Raw CSI contains hardware distortions such as:
- Phase offsets
- Sampling time offsets
- Noise fluctuations

SDP enforces deterministic calibration and denoising.

This guarantees:
- The same raw CSI always produces the same cleaned tensor.
- Reproducibility is no longer optional — it is enforced.

## 3.4 Canonical Tensor Construction

After sanitization, SDP constructs a Canonical CSI Tensor.

In the protocol definition, the tensor is expressed as:

$$X \in \mathbb{C}^{A \times K \times T}$$

Where:
- A (Antenna): spatial dimension (Tx–Rx antenna pairs)
- K (Frequency): canonical frequency resolution
- T (Timestamp): temporal samples

### 3.4.1 Canonical Frequency Resolution

SDP projects all raw CSI into a fixed canonical frequency grid:

K = 30

This is a protocol constant, not a hyperparameter.

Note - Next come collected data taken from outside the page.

extern "C" int vggp_cholesky_inverse(vggp_ctx* c, const double* K, int64_t m, double* L, double* Linv, double* jitter_out,
                                     void* stream) {
    if (!c) { vg_set_error("null context"); return VGGP_EINVAL; }
    VG_REQUIRE(K && L && Linv && m >= 1 && m <= 8192, "vggp_cholesky_inverse: bad argument (1 <= m <= 8192)");
    VG_ENTER_DEVICE(c->device);
    hipStream_t st = stream ? (hipStream_t)stream : c->own_stream;
    if (m > 128) {
        const size_t nblk = (size_t)(m + VG_DENSE_MB - 1) / VG_DENSE_MB;
        const size_t need = ((size_t)m * m + nblk * VG_DENSE_MB * VG_DENSE_MB + (size_t)VG_DENSE_MB * m + VG_DENSE_MB * (VG_DENSE_MB + 1) + 64) * sizeof(double);
        int rc = vg_ensure_misc(c, need);
        if (rc) return rc;
        double* p = (double*)c->misc;
        VgDenseChol w{};
        w.S = p; p += (size_t)m * m;
        w.DI = p; p += nblk * VG_DENSE_MB * VG_DENSE_MB;
        w.Tmp = p; p += (size_t)VG_DENSE_MB * m;
        w.scratch = p; p += VG_DENSE_MB * (VG_DENSE_MB + 1);
        w.jit = p; p += 8;
        w.status = reinterpret_cast<int*>(p);
        w.L = L; w.X = Linv; w.M = m; w.Sinv = nullptr;
        static const double levels[4] = {0.0, 1e-8, 1e-7, 1e-6};
        for (int lvl = 0; lvl < 4; ++lvl) {
            VG_HIP(hipMemsetAsync(w.status, 0, 2 * sizeof(int), st));
            hipLaunchKernelGGL(vg_copy_jitter_kernel, dim3((unsigned)(((size_t)m * m + 255) / 256)), dim3(256), 0, st, K, w.S, (long)m, levels[lvl]);
            VG_HIP(hipGetLastError());
            if ((rc = vg_blocked_chol_inverse(w, st))) return rc;
            int hs = 0;
            VG_HIP(hipMemcpyAsync(&hs, w.status, sizeof(int), hipMemcpyDeviceToHost, st));
            VG_HIP(hipStreamSynchronize(st));
            if (!hs) { if (jitter_out) *jitter_out = levels[lvl]; return VGGP_OK; }
        }
        if (jitter_out) *jitter_out = -1.0;
        vg_set_error("vggp_cholesky_inverse: not positive definite after jitter 1e-6");
        return VGGP_ENOTPD;
    }
    int rc = vg_ensure_misc(c, (size_t)(m * (m + 1) + 16) * sizeof(double));
    if (rc) return rc;
    double* scratch = (double*)c->misc;
    double* jit = scratch + m * (m + 1);
    int* status = (int*)(jit + 2);
    VgClearArgs clr;
    clr.n = 2;
    clr.ptr[0] = reinterpret_cast<int*>(jit); clr.nwords[0] = 16;
    clr.ptr[1] = reinterpret_cast<int*>(scratch); clr.nwords[1] = 16;
    VG_HIP(vg_clear_launch(&clr, st));
    VgCholJob j{K, L, Linv, scratch, jit, status, (int)m};
    VG_HIP(vg_chol_launch(&j, 1, st));
    double hj = 0.0;
    int hs = 0;
    VG_HIP(hipMemcpyAsync(&hj, jit, sizeof(double), hipMemcpyDeviceToHost, st));
    VG_HIP(hipMemcpyAsync(&hs, status, sizeof(int), hipMemcpyDeviceToHost, st));
    VG_HIP(hipStreamSynchronize(st));
    if (jitter_out) *jitter_out = hj;
    if (hs) { vg_set_error("vggp_cholesky_inverse: not positive definite after jitter 1e-6"); return VGGP_ENOTPD; }
    return VGGP_OK;
}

Regardless of the original hardware (e.g., 56 or 512 subcarriers),
all CSI is interpolated into 30 standardized frequency bins.

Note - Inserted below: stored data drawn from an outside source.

template <int ORDERED>
struct PageRankP : GraphMat::GraphProgram<float, float, PRv, int> {
  float alpha;
  explicit PageRankP(float a) : alpha(a) {
    this->activity = GraphMat::ALL_VERTICES;
// ... 687 lines not shown
  if (!g || !k || !gm::engine_value_ok(*k, value)) { gm::set_error("gm_graph_set_option: unknown engine option or value out of range"); return GM_ERR_INVALID; }
  ((int32_t*)&g->opt)[k->index] = value;
  g->opt_set |= 1u << k->index;
  return GM_OK;
}
int gm_reset_options(void) {
  gm::engine_defaults() = gm::engine_documented_defaults();
  gm::g_force_ordered = 0;
  gm::g_sgd_mfma = 0;
  gm::g_short_row = GM_SHORT_ROW;
  gm::g_giant_row = 0;
  gm::g_rank_cap = 0;
  gm::g_rank_by = 0;
  gm::g_tile_min_row = GM_TILE_MIN_ROW;
  gm::g_tile_balance = 1;
  gm::g_long_mid = 0;
  gm::g_own_wave_row = 4096;
  gm::g_sort_tile_lists = 1;
  gm::g_sweep_slices = 1;
  gm::g_blocked_rows = 0;
  gm::g_sweep_acc_limit = GM_SWEEP_ACC_ROWS;
  gm::g_sweep_long_limit = GM_SWEEP_LONG_SLOTS;
  gm::g_sweep_long_row = 0;
  gm::g_sweep_fold_share = 50;
  gm::g_sweep_waves = 16;
  gm::g_sweep_stream = 1;
  gm::g_sweep_stream_weight = 300;
  gm::g_sweep_border_factor = 4;
  gm::g_col_tiles = 0;
  return GM_OK;
}
int gm_set_option(const char* key, int value) {
  if (const gm::EngineKey* k = gm::engine_key(key)) {
    if (!gm::engine_value_ok(*k, value)) { gm::set_error("gm_set_option: value out of range"); return GM_ERR_INVALID; }
    ((int32_t*)&gm::engine_defaults())[k->index] = value;
    return GM_OK;
  }
  if (key && !strcmp(key, "force_ordered")) { gm::g_force_ordered = value; return GM_OK; }
  if (key && !strcmp(key, "sgd_mfma") && (value == 0 || value == 1)) { gm::g_sgd_mfma = value; return GM_OK; }
  if (key && !strcmp(key, "short_row") && value >= 1 && value <= GM_BLOCK_NNZ) { gm::g_short_row = value; return GM_OK; }
  if (key && !strcmp(key, "giant_row") && value >= 64) { gm::g_giant_row = value; return GM_OK; }
  if (key && !strcmp(key, "rank_cap") && value >= 0) { gm::g_rank_cap = value; return GM_OK; }
  if (key && !strcmp(key, "rank_by") && value >= 0 && value <= 2) { gm::g_rank_by = value; return GM_OK; }
  if (key && !strcmp(key, "long_mid") && value >= 0) { gm::g_long_mid = value; return GM_OK; }
  if (key && !strcmp(key, "tile_balance") && value >= 0 && value <= 100400) { gm::g_tile_balance = value; return GM_OK; }
  if (key && !strcmp(key, "tile_min_row") && (value == 0 || value >= gm::g_short_row)) { gm::g_tile_min_row = value; return GM_OK; }
  if (key && !strcmp(key, "col_tiles") && value >= 0 && value <= GM_MAX_TILES) { gm::g_col_tiles = value; return GM_OK; }
  if (key && !strcmp(key, "own_wave_row") && value >= 0) { gm::g_own_wave_row = value; return GM_OK; }
  if (key && !strcmp(key, "sort_tile_lists") && (value == 0 || value == 1)) { gm::g_sort_tile_lists = value; return GM_OK; }
  if (key && !strcmp(key, "sweep_slices") && (value == 0 || value == 1 || (value >= 8 && value <= GM_MAX_SLICES))) { gm::g_sweep_slices = value; return GM_OK; }
  if (key && !strcmp(key, "sweep_acc_rows") && value >= 1 && value <= GM_SWEEP_ACC_ROWS) { gm::g_sweep_acc_limit = value; return GM_OK; }
  if (key && !strcmp(key, "blocked_rows") && value >= -1 && value <= 1) { gm::g_blocked_rows = value; return GM_OK; }
  if (key && !strcmp(key, "sweep_long_row") && value >= 0 && value <= 8191) { gm::g_sweep_long_row = value; return GM_OK; }
  if (key && !strcmp(key, "sweep_border_factor") && value >= 1 && value <= 64) { gm::g_sweep_border_factor = value; return GM_OK; }
  if (key && !strcmp(key, "sweep_fold_share") && value >= 0 && value <= 100) { gm::g_sweep_fold_share = value; return GM_OK; }
  if (key && !strcmp(key, "sweep_stream") && (value == 0 || value == 1)) { gm::g_sweep_stream = value; return GM_OK; }
  if (key && !strcmp(key, "sweep_stream_weight") && value >= 50 && value <= 2000) { gm::g_sweep_stream_weight = value; return GM_OK; }
  if (key && !strcmp(key, "sweep_waves") && (value == 16 || value == 12 || value == 8)) { gm::g_sweep_waves = value; return GM_OK; }
  if (key && !strcmp(key, "sweep_long_slots") && value >= 1 && value <= GM_SWEEP_LONG_SLOTS) { gm::g_sweep_long_limit = value; return GM_OK; }
  gm::set_error("gm_set_option: unknown option");
  return GM_ERR_INVALID;
}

This ensures cross-hardware comparability.

### 3.4.2 Deep Learning Input Format

For model training, the tensor is rearranged into:

(Batch, Timestamp, Frequency, Antenna)

This layout is video-like, where:
- Timestamp → time dimension
- Frequency × Antenna → spatial structure

This arrangement allows CNNs, Transformers, and RNNs to operate naturally.

## 3.5 Why This Matters

With SDP:
- Inter-seed variance is significantly reduced
- Model rankings become stable
- Cross-dataset evaluation becomes possible

SDP does not define the model.It defines the rules of the experiment.

---

# 4. Supported Dataset:

**Widar3.0**
 - Dataset Link: [Widar3.0: Wi-Fi-based Hand Gesture Recognition Dataset](http://sdp8.org/Dataset?id=028828f9-1997-48df-895c-9724551a22ae)
 - CSI Shape: (Time, 30, 1, 3)
 - num of classes: 6
 - total num of used samples: 12,000

**GaitID**
 - Dataset Link: [GaitID: Wi-Fi-based Human Gait Recognition Dataset](http://sdp8.org/Dataset?id=87a65da2-18cb-4b8f-a1ec-c9696890172b)
 - CSI Shape: (Time, 30, 1, 3)
 - num of classes: 11
 - total num of used samples: 22,500

 **XRF55**
 - Dataset Link: [XRF55: A Radio Frequency Dataset for Human Indoor Action Analysis](http://sdp8.org/Dataset?id=705e08e7-637e-49a1-aff1-b2f9644467ae)
 - CSI Shape: (270, 1000)
 - num of classes: 55
 - total num of used samples: 9,900

 **ElderAL-CSI**
 - Dataset Link: [ElderAL-CSI](http://sdp8.org/Dataset?id=f144678d-5b4a-4bb9-902c-7aff4916a029)
 - CSI Shape: (Time, 512, 3, 3)
 - num of classes: 6
 - total num of used samples: 2,400


---

# 5. Benchmark Results
**Mean Top-1 accuracy with 95% confidence intervals over five runs**
![accuracy](./img/accuracy.png)

**Performance stability comparison between the baseline and SDP across five random seeds. Boxplots show the distribution of Top-1 accuracy, with scattered dots indicating individual runs.**
![accuracy](./img/reproducibility_and_stability.png)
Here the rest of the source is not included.